- **WHAT YOU NEED TO DO**:
Read the lines of the data below and retrieve those with "long".

Collected data:
template <class Tag, int D>
int launch(const AttnParams& p, hipStream_t s) {
    if constexpr (D == 40) {
        if (g_attn_variant >= 8 && g_attn_variant <= 15) {
            const int var = g_attn_variant;
            const bool w8 = var == 9 || var == 11 || var >= 14;
            const unsigned grid3 = (unsigned)(((p.Lq + (w8 ? 255 : 127)) / (w8 ? 256 : 128)) * p.heads * p.B);
#define MVE_A3P(SEG, NW_, NST_, WPS_, PRE_, PIPE_) k_attention3<Tag, SEG, NW_, NST_, WPS_, PRE_, PIPE_><<<grid3, 64 * NW_, 0, s>>>(p)
#define MVE_A3(NW_, NST_, WPS_, PIPE_) do { \
                if (p.Lk2 > 0) { if (p.prescaled && !PIPE_) MVE_A3P(true, NW_, NST_, WPS_, (!PIPE_), PIPE_); else MVE_A3P(true, NW_, NST_, WPS_, false, PIPE_); } \
                else { if (p.prescaled && !PIPE_) MVE_A3P(false, NW_, NST_, WPS_, (!PIPE_), PIPE_); else MVE_A3P(false, NW_, NST_, WPS_, false, PIPE_); } } while (0)
#ifdef MVE_ATTN_LAB
            if (g_attn_ablate != 0) {
                if constexpr (std::is_same<Tag, F16Tag>::value) {
                    if (p.Lk2 == 0 && p.prescaled) {
                        const unsigned grid9 = (unsigned)(((p.Lq + 255) / 256) * p.heads * p.B);
                        bool hit = true;
                        switch (g_attn_ablate) {
#define MVE_ABL(A) case A: k_attention3<Tag, false, 8, 2, 4, true, false, (A) | 1024><<<grid9, 512, 0, s>>>(p); break;
                            MVE_ABL(2048) MVE_ABL(1) MVE_ABL(3) MVE_ABL(7) MVE_ABL(8) MVE_ABL(16) MVE_ABL(24) MVE_ABL(32) MVE_ABL(64) MVE_ABL(96) MVE_ABL(128) MVE_ABL(256)
                            MVE_ABL(384) MVE_ABL(512) MVE_ABL(536) MVE_ABL(927) MVE_ABL(480) MVE_ABL(1023)
#undef MVE_ABL
                            default: hit = false;
                        }
                        if (hit) { MVE_LAUNCH_CHECK(); return MVE_OK; }
                    }
                }
            }
#endif
            switch (var) {
                case 8: MVE_A3(4, 2, 4, false); break;
                case 9: MVE_A3(8, 2, 4, false); break;
                case 10: MVE_A3(4, 3, 4, false); break;
                case 11: MVE_A3(8, 3, 4, false); break;
                case 12: MVE_A3(4, 3, 3, true); break;
                case 13: MVE_A3(4, 4, 3, true); break;
                case 14: MVE_A3(8, 3, 2, true); break;
                default: MVE_A3(8, 4, 2, true); break;
            }
#undef MVE_A3P
#undef MVE_A3
            MVE_LAUNCH_CHECK();
            return MVE_OK;
        }
        if (g_attn_variant == 1 && p.Lk2 == 0) {
            const unsigned grid1 = (unsigned)(((p.Lq + 63) / 64) * p.heads * p.B);
            k_attention2<Tag, D, false, 1, 64, 3><<<grid1, NT, 0, s>>>(p);
            MVE_LAUNCH_CHECK();
            return MVE_OK;
        }
    }
    constexpr int QB = 128;
    const unsigned grid = (unsigned)(((p.Lq + QB - 1) / QB) * p.heads * p.B);
    const int var = g_attn_variant >= 8 ? ((D == 80 || D == 160) ? 6 : 4) : g_attn_variant;
    if constexpr (D == 80 || D == 160) {
        if ((var == 2 || var == 6) && p.Lk2 == 0) {
            if (var == 6) k_attention2<Tag, D, false, 2, 0, 0, true, true><<<grid, NT, 0, s>>>(p);
            else k_attention2<Tag, D, false, 2, 0, 0, true><<<grid, NT, 0, s>>>(p);
            MVE_LAUNCH_CHECK();
            return MVE_OK;
        }
    }
    if ((var == 4 || var == 6) && p.Lk2 == 0) {
        k_attention2<Tag, D, false, 2, 0, 0, false, true><<<grid, NT, 0, s>>>(p);
        MVE_LAUNCH_CHECK();
        return MVE_OK;
    }
    if (p.Lk2 > 0) k_attention2<Tag, D, true><<<grid, NT, 0, s>>>(p);
    else k_attention2<Tag, D, false><<<grid, NT, 0, s>>>(p);
    MVE_LAUNCH_CHECK();
    return MVE_OK;
}

template <class Tag>
int dispatch_d(const AttnParams& p, int d, hipStream_t s) {
    switch (d) {
        case 40: return launch<Tag, 40>(p, s);
        case 64: return launch<Tag, 64>(p, s);
        case 80: return launch<Tag, 80>(p, s);
        case 160: return launch<Tag, 160>(p, s);
        default:
            mve_set_error("attention: unsupported head dim %d (supported: 40, 64, 80, 160)", d);
            return MVE_ERR_ARG;
    }
}

}

extern "C" int mve_attention_profile(unsigned long long* out4) {
    MVE_CHECK(out4, MVE_ERR_ARG, "attention_profile: null pointer");
#ifndef MVE_ATTN_LAB
    mve_set_error("attention_profile: the timing-only ablation kernels are compiled into development builds only (MVE_ATTN_LAB=1 python -m mvedit_amd.build)");
    return MVE_ERR_STATE;
#endif
    MVE_HIP(hipDeviceSynchronize());
    MVE_HIP(hipMemcpyFromSymbol(out4, HIP_SYMBOL(g_attn_prof), 4 * sizeof(unsigned long long)));
    const unsigned long long z[4] = {0ull, 0ull, 0ull, 0ull};
    MVE_HIP(hipMemcpyToSymbol(HIP_SYMBOL(g_attn_prof), z, sizeof(z)));
    return MVE_OK;
}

- **RESPONSE AREA**:
extern "C" int mve_attention_profile(unsigned long long* out4) {
    MVE_HIP(hipMemcpyFromSymbol(out4, HIP_SYMBOL(g_attn_prof), 4 * sizeof(unsigned long long)));
    const unsigned long long z[4] = {0ull, 0ull, 0ull, 0ull};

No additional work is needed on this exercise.